The most common malformations of the esophagus which are not of the stenotic character are so-called diverticula, which appear in two forms—namely, distention and traction, these being both acquired forms, while congenital formations of this character are also occasionally met.
Congenital diverticula may appear anywhere along the course of the tube, but are probably more common in its upper portion. They constitute more or less irregular tubular sacs which lie alongside of and parallel to the main tube. The openings by which they connect may be large or small. These saccular defects, always small at first, may assume increasing proportions, because of the entrance therein of food and their consequent distention by foreign material, as well as by products of decomposition of the same. Thus slowly and insensibly a very mild form of such defect may in time assume serious proportions.
The acquired diverticula of the distention type are usually met with in the upper part, and are practically hernial protrusions of at least the mucosa through the fibers constituting the muscular portion of the tube, and cannot occur save by some preceding pathological change. Traction diverticula are the results of adhesions to breaking down lymph nodes or other pathological conditions, by which the esophageal wall is first pulled out of position, then gradually sacculated, and the condition still further aggravated by accumulation therein of foreign material. The acquired diverticula attain considerable size, and when emptied one may be astonished at the accumulation which has occurred. Such a tube having been completely emptied may be again filled by the first food which is subsequently taken. After being filled, the balance of the food may then pass into the stomach, with partial or complete comfort or satisfaction to the patient.
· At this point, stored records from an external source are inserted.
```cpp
__device__ __forceinline__ float rnd(float v, int dt) {
    if (dt == LLMC_F16) return f16_bits_to_f32(f32_to_f16_bits(v));
    if (dt == LLMC_BF16) return bf16_bits_to_f32(f32_to_bf16_bits(v));
    return v;
}
template <int DT> __device__ __forceinline__ float rndc(float v) {
    if constexpr (DT == LLMC_F16) return f16_bits_to_f32(f32_to_f16_bits(v));
    else if constexpr (DT == LLMC_BF16) return bf16_bits_to_f32(f32_to_bf16_bits(v));
    else return v;
}

__device__ __forceinline__ float load_as_f32(const void* p, int64_t i, int dt) {
    if (dt == LLMC_F16) return f16_bits_to_f32(((const uint16_t*)p)[i]);
    if (dt == LLMC_BF16) return bf16_bits_to_f32(((const uint16_t*)p)[i]);
    return ((const float*)p)[i];
}
__device__ __forceinline__ void store_from_f32(void* p, int64_t i, int dt, float v) {
    if (dt == LLMC_F16) ((uint16_t*)p)[i] = f32_to_f16_bits(v);
    else if (dt == LLMC_BF16) ((uint16_t*)p)[i] = f32_to_bf16_bits(v);
    else ((float*)p)[i] = v;
}

template <typename T> __device__ __forceinline__ float to_f32(T v);
template <> __device__ __forceinline__ float to_f32<f16_t>(f16_t v) { return f16_bits_to_f32(v.u); }
template <> __device__ __forceinline__ float to_f32<bf16_t>(bf16_t v) { return bf16_bits_to_f32(v.u); }
template <> __device__ __forceinline__ float to_f32<float>(float v) { return v; }

template <typename T> __device__ __forceinline__ T from_f32(float v);
template <> __device__ __forceinline__ f16_t from_f32<f16_t>(float v) { return f16_t{f32_to_f16_bits(v)}; }
template <> __device__ __forceinline__ bf16_t from_f32<bf16_t>(float v) { return bf16_t{f32_to_bf16_bits(v)}; }
template <> __device__ __forceinline__ float from_f32<float>(float v) { return v; }

__host__ __device__ __forceinline__ int promote(int a, int b) {
    if (a == b) return a;
    return LLMC_F32;
}

__device__ __forceinline__ float wave_max(float v, int width) {
    for (int o = width >> 1; o > 0; o >>= 1) v = fmaxf(v, __shfl_xor(v, o, 64));
    return v;
}
__device__ __forceinline__ float wave_min(float v, int width) {
    for (int o = width >> 1; o > 0; o >>= 1) v = fminf(v, __shfl_xor(v, o, 64));
    return v;
}
__device__ __forceinline__ float wave_sum(float v, int width) {
    for (int o = width >> 1; o > 0; o >>= 1) v += __shfl_xor(v, o, 64);
    return v;
}

template <int I, int N, typename F> __device__ __forceinline__ void static_for(F&& f) {
    if constexpr (I < N) {
        f(std::integral_constant<int, I>{});
        static_for<I + 1, N>(f);
    }
}

static inline int64_t ceil_div64(int64_t a, int64_t b) { return (a + b - 1) / b; }
static inline int capped_grid(int64_t items, int64_t per_block, int64_t cap) {
    const int64_t b = ceil_div64(items, per_block);
    return (int)(b < 1 ? 1 : (b > cap ? cap : b));
}
static inline int pow2_ceil(int64_t x) {
    int p = 1;
    while (p < x) p <<= 1;
    return p;
}

}
```

### llmc_amd/csrc/gemm3_wide.hip

```cpp
#include "mfma_common.h"
#include "sgemm.h"

namespace llmc {
namespace {

constexpr int G_ROW = G_B * 2;
constexpr int G_PLANE = G_K * G_ROW;
constexpr int G_OPND = 3 * G_PLANE;
constexpr int G_SLOT = 2 * G_OPND;
constexpr int G_SLOTS = 3;
static_assert(G_LDS == G_SLOTS * G_SLOT, "72 KiB");
constexpr int G_PER_XCD = 64;
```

The principal indication of an esophageal diverticulum, beside dysphagia, is regurgitation or vomiting of food. When food which has undergone decomposition is occasionally rejected, and when, at the same time, the stomach is shown to be not dilated and not at fault, the suspicion of a diverticulum may be considered well founded. Its opening into the esophagus may be so placed as to always engage the instrument which may be passed down for examination, either bougie or stomach tube. Should this be a constant phenomenon the diagnosis may be easily established. In such a case it may be possible to first empty and then distend the sac with food mixed with bismuth subnitrate, or perhaps to inject it with an emulsion of the same. If this can be done, the fluoroscope or a good radiograph will show a distinct shadow, and in this way a pictorial outline of the condition may be obtained.
Treatment.
—The treatment of these diverticula is of great difficulty, especially when the sac has attained a size which permits of retention of material. Sacs which contain decomposing matter should be emptied by the stomach tube and washed out at frequent intervals. If it be then possible to pass the tube beyond them the patient should be fed through it, or it may be possible to place the patient in the recumbent position, with the head lower than the body, and cause food or fluid to be swallowed in this attitude. It will then probably enter the stomach instead of the sac. Such measures as these failing, and nothing else affording relief, operations are occasionally undertaken. Much will depend upon the location of the sac, especially its height. A diverticulum in the neck may be more easily reached than one in the chest, and Richardson and myself have had remarkable success in the relief of aggravated cases of this kind. Cushing has shown the advantage of the administration of atropine before these operations, in order to limit the flow of saliva and keep the parts dry. The sac having been exposed by a long incision in front of the sternomastoid, it may be filled with a solution containing methyl blue, by which it may be identified, or it may be filled with paraffin, which, solidifying, will serve admirably for its identification. It then may be attacked as would be any solid tumor. The sac having been identified and extirpated its opening into the esophagus is then closed by sutures and the neck wound cared for as usual, with provision for drainage ([Figs. 511] and [512]).
Fig. 511
Diverticulum freed from its attachments and delivered from the wound. (Richardson.)